_SUPPLIED MATERIAL_
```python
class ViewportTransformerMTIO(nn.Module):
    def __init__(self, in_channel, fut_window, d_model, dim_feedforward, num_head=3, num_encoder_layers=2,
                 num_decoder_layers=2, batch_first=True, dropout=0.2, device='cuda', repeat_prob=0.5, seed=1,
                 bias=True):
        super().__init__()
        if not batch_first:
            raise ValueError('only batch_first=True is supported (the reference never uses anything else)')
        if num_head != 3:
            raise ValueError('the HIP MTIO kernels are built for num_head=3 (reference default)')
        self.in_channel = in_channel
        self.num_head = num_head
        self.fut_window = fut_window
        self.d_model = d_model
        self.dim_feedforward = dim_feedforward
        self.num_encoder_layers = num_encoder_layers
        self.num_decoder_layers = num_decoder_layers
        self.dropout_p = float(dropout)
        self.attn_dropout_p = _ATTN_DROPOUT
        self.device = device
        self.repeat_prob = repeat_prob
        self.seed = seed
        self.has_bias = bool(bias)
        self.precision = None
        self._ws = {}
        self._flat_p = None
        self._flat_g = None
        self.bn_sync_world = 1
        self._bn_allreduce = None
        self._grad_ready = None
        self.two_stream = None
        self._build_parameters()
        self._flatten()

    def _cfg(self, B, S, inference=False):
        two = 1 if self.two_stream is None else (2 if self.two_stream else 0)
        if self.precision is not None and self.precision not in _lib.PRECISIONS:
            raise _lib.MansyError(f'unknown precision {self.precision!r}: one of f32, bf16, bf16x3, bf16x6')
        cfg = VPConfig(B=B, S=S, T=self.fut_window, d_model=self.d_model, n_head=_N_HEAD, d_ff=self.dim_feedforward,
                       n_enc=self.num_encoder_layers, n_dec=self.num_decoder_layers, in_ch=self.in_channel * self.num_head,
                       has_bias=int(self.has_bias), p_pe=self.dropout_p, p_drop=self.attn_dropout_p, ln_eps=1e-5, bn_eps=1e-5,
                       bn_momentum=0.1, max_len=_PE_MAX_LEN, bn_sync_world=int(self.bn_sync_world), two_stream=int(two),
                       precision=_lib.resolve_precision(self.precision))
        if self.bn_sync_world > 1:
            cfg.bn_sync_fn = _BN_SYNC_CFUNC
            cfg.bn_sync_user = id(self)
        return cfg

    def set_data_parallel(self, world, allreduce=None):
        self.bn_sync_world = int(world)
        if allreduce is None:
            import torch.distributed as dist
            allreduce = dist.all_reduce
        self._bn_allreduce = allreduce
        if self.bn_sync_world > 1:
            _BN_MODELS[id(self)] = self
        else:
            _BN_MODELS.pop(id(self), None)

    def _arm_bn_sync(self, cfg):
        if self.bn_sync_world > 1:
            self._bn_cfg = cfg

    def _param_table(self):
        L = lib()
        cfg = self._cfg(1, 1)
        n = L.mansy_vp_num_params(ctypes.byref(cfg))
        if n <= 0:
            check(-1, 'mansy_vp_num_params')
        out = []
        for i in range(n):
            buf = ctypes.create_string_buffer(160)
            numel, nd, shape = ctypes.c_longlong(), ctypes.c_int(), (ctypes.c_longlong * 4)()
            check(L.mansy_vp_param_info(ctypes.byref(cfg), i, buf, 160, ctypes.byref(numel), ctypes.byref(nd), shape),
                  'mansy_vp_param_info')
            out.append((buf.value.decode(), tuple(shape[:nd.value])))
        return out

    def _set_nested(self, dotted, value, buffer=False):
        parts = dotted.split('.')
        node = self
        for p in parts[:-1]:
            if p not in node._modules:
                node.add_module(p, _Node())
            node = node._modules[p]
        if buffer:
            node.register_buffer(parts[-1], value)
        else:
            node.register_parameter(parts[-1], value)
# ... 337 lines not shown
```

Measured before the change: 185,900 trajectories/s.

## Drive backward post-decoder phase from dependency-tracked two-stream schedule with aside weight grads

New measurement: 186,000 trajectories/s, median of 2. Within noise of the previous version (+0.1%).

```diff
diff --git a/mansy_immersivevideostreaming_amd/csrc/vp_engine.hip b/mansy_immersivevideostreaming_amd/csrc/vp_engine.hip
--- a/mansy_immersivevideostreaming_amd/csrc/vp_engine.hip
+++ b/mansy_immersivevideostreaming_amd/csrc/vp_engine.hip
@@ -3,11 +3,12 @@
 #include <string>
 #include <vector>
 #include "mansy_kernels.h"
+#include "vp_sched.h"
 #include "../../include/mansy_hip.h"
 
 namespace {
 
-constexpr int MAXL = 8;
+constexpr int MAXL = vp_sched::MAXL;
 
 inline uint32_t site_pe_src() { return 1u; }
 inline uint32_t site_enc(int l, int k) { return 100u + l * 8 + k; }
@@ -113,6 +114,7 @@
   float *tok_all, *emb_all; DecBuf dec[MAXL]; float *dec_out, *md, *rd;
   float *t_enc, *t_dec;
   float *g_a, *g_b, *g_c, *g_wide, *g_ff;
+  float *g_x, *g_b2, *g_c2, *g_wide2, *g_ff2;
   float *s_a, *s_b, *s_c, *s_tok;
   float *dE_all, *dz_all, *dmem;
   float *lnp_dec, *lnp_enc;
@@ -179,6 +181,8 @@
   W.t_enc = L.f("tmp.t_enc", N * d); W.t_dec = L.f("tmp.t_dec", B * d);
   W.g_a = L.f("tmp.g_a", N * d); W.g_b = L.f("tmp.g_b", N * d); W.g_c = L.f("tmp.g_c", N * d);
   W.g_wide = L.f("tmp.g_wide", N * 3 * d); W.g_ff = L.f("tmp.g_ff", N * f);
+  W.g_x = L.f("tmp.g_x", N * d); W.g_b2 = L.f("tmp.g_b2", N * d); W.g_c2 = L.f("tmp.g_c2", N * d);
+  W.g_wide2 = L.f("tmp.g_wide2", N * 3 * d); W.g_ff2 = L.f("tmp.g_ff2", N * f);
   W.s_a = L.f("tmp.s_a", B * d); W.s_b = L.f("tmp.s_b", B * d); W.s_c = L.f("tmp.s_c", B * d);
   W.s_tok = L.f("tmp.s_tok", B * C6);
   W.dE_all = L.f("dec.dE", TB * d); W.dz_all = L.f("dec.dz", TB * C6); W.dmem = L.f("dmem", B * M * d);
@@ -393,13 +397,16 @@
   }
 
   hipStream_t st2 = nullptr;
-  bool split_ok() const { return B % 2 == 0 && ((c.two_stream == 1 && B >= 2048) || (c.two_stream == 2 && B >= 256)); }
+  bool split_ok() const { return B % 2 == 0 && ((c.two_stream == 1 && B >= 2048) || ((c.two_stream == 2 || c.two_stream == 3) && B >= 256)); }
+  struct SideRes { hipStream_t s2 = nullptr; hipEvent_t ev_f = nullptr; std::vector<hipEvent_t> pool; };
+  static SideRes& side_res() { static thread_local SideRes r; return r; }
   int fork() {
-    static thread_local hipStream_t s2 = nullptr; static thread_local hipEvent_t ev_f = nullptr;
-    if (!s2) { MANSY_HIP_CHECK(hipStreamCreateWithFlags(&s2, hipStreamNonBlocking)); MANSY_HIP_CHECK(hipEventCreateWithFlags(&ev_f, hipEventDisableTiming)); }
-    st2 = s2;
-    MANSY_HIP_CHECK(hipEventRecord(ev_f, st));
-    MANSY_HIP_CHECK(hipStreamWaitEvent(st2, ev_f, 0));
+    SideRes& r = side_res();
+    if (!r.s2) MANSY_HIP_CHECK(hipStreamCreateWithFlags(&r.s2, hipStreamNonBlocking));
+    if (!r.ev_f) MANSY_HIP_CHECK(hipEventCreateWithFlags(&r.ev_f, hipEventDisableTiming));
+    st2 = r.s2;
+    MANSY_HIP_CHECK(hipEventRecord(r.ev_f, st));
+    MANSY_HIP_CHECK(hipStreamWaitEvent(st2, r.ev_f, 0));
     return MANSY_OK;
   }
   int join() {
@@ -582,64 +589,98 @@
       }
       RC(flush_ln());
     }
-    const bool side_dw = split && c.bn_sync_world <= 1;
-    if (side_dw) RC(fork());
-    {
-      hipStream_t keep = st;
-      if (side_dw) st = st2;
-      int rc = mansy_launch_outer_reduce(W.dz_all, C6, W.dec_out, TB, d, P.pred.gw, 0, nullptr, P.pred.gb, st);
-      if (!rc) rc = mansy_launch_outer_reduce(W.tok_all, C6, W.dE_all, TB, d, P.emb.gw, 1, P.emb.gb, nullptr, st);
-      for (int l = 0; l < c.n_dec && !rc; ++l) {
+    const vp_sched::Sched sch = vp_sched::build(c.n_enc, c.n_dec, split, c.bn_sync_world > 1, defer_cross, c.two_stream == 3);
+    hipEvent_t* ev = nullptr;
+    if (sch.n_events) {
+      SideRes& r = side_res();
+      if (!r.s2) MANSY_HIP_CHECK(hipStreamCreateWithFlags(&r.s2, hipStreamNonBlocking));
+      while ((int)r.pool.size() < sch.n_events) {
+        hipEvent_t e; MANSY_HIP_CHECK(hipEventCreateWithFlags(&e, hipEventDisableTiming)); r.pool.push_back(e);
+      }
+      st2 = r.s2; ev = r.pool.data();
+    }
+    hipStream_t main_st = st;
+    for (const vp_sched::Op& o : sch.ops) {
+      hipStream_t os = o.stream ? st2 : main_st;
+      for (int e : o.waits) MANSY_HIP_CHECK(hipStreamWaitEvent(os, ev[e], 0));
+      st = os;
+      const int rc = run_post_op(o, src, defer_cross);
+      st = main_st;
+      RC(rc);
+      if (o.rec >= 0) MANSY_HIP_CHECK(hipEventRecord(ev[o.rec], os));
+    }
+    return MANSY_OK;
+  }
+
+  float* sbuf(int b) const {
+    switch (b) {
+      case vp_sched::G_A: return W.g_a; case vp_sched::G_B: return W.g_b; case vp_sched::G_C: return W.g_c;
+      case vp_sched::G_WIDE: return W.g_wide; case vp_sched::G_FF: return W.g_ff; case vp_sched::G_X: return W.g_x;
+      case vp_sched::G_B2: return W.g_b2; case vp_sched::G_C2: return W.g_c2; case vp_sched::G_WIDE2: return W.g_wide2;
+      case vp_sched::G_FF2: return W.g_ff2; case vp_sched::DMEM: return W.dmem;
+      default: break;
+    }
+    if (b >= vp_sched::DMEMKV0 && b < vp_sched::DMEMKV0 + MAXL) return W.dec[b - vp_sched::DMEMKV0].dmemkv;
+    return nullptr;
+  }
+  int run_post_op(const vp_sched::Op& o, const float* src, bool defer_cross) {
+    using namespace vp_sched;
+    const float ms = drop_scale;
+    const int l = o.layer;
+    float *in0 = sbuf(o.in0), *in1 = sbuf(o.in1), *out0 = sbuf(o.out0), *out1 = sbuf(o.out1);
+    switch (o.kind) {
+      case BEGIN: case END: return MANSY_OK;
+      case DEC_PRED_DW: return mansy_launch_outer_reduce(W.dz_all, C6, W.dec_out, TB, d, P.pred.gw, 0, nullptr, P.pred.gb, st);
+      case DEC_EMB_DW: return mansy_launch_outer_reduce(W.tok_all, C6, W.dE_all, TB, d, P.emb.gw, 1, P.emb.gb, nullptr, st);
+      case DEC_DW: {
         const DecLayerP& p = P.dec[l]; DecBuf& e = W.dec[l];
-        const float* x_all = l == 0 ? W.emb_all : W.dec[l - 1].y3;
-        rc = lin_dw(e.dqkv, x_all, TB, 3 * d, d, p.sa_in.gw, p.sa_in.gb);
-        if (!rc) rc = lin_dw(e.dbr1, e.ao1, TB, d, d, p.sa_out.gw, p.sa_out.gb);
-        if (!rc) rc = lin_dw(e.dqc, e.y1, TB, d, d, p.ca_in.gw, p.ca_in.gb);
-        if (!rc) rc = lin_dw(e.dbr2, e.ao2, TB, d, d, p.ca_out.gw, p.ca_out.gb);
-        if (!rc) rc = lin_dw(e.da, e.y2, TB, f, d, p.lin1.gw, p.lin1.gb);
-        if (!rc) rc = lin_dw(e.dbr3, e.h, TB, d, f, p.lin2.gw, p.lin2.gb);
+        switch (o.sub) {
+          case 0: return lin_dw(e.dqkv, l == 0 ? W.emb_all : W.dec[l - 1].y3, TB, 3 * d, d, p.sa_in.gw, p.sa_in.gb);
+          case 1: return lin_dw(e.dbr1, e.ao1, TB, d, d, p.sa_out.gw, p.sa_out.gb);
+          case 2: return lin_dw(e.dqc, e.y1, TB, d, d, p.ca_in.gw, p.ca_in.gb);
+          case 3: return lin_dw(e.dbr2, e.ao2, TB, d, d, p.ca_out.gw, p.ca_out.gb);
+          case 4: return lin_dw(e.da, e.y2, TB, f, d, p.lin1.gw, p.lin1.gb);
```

_WHAT YOU SHOULD DO_
Whenever the string "default" shows up in a line of the entries, copy that line.

_ANSWER SPACE_
            raise ValueError('the HIP MTIO kernels are built for num_head=3 (reference default)')
+      default: break;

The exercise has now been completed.